- Brief:
Every line of the records below that holds the word "hipEventDestroy" should be copied out.

- Raw data:

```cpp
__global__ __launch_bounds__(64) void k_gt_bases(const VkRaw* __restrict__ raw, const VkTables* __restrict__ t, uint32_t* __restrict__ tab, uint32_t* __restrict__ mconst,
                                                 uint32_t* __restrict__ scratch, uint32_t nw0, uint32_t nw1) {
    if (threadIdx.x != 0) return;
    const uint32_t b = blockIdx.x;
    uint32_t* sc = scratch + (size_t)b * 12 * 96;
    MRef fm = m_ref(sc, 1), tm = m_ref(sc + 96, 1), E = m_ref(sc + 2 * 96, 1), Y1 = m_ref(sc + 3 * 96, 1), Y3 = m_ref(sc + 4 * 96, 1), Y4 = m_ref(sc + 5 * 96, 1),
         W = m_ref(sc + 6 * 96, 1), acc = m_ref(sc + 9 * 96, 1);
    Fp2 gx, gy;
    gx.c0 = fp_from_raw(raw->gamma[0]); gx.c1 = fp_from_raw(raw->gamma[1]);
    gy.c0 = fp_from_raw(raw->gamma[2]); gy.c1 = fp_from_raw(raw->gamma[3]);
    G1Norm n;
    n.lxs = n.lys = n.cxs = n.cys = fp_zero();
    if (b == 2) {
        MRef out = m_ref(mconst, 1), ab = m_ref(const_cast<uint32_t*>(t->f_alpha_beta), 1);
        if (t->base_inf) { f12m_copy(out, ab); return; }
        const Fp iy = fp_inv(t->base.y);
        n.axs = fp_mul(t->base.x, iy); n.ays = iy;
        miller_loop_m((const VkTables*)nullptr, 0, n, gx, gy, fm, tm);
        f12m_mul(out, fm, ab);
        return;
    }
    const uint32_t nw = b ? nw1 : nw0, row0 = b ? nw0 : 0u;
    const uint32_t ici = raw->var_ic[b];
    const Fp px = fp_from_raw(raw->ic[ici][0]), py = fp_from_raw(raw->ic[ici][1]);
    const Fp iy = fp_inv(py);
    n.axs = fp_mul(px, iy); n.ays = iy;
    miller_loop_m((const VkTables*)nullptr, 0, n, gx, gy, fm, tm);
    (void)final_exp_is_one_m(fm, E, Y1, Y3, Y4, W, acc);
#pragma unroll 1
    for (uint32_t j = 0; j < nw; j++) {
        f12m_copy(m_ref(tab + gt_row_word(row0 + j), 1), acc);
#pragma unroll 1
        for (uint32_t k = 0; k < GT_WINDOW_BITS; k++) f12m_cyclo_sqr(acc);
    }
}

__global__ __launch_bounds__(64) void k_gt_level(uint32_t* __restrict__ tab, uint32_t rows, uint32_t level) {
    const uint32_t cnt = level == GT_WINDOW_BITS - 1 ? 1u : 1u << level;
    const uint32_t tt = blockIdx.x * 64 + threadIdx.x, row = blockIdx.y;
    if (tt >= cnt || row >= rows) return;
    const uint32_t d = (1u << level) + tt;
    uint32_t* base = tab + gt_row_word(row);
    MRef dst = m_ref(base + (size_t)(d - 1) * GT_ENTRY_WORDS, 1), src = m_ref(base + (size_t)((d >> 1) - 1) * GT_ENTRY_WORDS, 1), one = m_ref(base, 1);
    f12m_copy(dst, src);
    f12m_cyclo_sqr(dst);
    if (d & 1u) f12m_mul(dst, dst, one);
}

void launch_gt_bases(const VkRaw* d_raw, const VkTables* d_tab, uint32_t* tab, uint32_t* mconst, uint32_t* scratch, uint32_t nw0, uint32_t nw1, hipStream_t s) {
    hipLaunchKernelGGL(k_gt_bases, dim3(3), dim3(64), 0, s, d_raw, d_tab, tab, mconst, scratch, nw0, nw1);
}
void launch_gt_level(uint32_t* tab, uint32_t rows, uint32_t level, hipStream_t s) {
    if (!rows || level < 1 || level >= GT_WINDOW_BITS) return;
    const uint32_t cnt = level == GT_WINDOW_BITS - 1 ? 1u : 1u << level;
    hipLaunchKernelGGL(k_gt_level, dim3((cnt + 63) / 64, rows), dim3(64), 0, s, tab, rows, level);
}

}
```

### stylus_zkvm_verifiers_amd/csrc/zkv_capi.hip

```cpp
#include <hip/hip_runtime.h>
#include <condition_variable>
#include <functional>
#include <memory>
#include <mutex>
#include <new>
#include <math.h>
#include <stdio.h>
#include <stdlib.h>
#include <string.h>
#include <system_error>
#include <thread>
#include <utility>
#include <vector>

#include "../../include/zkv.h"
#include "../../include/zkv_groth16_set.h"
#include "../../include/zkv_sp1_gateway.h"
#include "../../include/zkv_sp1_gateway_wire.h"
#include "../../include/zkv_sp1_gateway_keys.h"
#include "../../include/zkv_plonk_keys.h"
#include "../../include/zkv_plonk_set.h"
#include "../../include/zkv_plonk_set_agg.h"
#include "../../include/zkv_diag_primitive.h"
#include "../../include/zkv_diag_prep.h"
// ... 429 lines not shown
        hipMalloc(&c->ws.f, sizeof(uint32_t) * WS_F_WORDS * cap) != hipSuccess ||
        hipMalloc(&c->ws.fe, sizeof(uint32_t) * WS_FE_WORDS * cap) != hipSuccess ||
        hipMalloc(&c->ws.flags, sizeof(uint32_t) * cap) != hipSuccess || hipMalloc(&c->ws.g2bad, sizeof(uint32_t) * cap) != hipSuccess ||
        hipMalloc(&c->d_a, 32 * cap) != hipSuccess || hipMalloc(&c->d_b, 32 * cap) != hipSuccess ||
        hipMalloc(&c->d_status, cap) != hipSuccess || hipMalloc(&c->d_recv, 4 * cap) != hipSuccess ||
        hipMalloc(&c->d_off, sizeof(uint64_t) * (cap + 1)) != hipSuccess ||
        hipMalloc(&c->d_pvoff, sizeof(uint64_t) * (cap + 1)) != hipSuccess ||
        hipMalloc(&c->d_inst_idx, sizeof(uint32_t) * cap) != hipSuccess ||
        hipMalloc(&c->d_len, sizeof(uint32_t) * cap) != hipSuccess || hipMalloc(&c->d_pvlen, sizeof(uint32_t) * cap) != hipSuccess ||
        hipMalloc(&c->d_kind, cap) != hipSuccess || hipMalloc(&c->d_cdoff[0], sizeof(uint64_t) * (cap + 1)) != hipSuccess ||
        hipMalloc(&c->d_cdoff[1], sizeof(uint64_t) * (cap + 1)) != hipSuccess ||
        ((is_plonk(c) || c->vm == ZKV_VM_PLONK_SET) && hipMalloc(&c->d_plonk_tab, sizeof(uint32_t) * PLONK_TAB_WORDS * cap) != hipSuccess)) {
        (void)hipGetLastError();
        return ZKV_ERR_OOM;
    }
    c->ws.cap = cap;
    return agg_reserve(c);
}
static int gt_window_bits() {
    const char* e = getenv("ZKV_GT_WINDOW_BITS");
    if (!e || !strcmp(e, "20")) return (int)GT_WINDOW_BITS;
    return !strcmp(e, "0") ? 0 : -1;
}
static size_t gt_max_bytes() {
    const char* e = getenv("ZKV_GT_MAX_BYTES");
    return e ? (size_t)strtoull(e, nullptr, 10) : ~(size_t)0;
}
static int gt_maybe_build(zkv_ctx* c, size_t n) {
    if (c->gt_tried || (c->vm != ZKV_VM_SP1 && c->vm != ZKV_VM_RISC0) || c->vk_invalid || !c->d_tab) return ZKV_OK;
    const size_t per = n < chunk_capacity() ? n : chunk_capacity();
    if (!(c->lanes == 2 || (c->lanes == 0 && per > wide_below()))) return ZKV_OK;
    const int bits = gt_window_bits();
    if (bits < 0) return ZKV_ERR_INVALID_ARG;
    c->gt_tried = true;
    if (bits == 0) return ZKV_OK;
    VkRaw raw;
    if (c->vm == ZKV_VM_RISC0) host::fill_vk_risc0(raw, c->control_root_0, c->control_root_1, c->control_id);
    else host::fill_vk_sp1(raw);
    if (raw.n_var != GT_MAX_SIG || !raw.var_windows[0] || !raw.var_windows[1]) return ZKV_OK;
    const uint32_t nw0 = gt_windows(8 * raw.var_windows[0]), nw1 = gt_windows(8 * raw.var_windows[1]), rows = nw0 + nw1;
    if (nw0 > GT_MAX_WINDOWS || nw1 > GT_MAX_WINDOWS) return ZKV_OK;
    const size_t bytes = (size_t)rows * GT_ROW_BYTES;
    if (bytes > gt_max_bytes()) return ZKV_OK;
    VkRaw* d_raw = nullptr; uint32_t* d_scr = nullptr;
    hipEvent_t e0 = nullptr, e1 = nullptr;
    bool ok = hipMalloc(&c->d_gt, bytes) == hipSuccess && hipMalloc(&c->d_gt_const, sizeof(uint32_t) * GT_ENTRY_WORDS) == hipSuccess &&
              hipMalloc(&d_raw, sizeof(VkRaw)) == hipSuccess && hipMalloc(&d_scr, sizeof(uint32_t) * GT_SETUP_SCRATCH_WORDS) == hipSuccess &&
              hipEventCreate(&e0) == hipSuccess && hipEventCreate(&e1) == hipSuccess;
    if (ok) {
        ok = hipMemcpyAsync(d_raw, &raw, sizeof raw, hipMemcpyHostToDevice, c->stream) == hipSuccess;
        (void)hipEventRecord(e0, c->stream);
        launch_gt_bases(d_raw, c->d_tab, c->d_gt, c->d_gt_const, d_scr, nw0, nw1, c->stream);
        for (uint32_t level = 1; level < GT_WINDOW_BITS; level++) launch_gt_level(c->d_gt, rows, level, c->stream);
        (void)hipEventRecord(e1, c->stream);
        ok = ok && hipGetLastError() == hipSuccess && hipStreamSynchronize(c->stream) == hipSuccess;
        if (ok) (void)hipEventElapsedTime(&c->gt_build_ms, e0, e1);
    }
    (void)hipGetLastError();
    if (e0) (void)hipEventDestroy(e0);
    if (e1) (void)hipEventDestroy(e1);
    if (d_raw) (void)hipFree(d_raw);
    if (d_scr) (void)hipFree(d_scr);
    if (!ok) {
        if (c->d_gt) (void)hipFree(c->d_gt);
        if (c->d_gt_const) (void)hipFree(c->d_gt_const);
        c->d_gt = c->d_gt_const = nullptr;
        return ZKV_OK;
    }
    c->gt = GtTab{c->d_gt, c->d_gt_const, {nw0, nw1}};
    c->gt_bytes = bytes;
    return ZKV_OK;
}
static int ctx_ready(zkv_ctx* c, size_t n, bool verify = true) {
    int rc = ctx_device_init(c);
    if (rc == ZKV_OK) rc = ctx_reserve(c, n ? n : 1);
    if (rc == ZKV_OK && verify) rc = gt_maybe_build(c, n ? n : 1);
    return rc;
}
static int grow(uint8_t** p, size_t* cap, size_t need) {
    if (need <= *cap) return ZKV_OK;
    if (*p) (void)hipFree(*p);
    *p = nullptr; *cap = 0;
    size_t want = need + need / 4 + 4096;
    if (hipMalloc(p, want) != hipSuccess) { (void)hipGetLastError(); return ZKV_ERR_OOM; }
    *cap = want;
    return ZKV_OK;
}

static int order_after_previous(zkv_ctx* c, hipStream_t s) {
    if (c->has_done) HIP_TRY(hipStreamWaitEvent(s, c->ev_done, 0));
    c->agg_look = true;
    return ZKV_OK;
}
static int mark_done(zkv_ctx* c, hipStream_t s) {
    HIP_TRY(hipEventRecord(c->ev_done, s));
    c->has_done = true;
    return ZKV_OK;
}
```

- Exercise response:
    if (e0) (void)hipEventDestroy(e0);
    if (e1) (void)hipEventDestroy(e1);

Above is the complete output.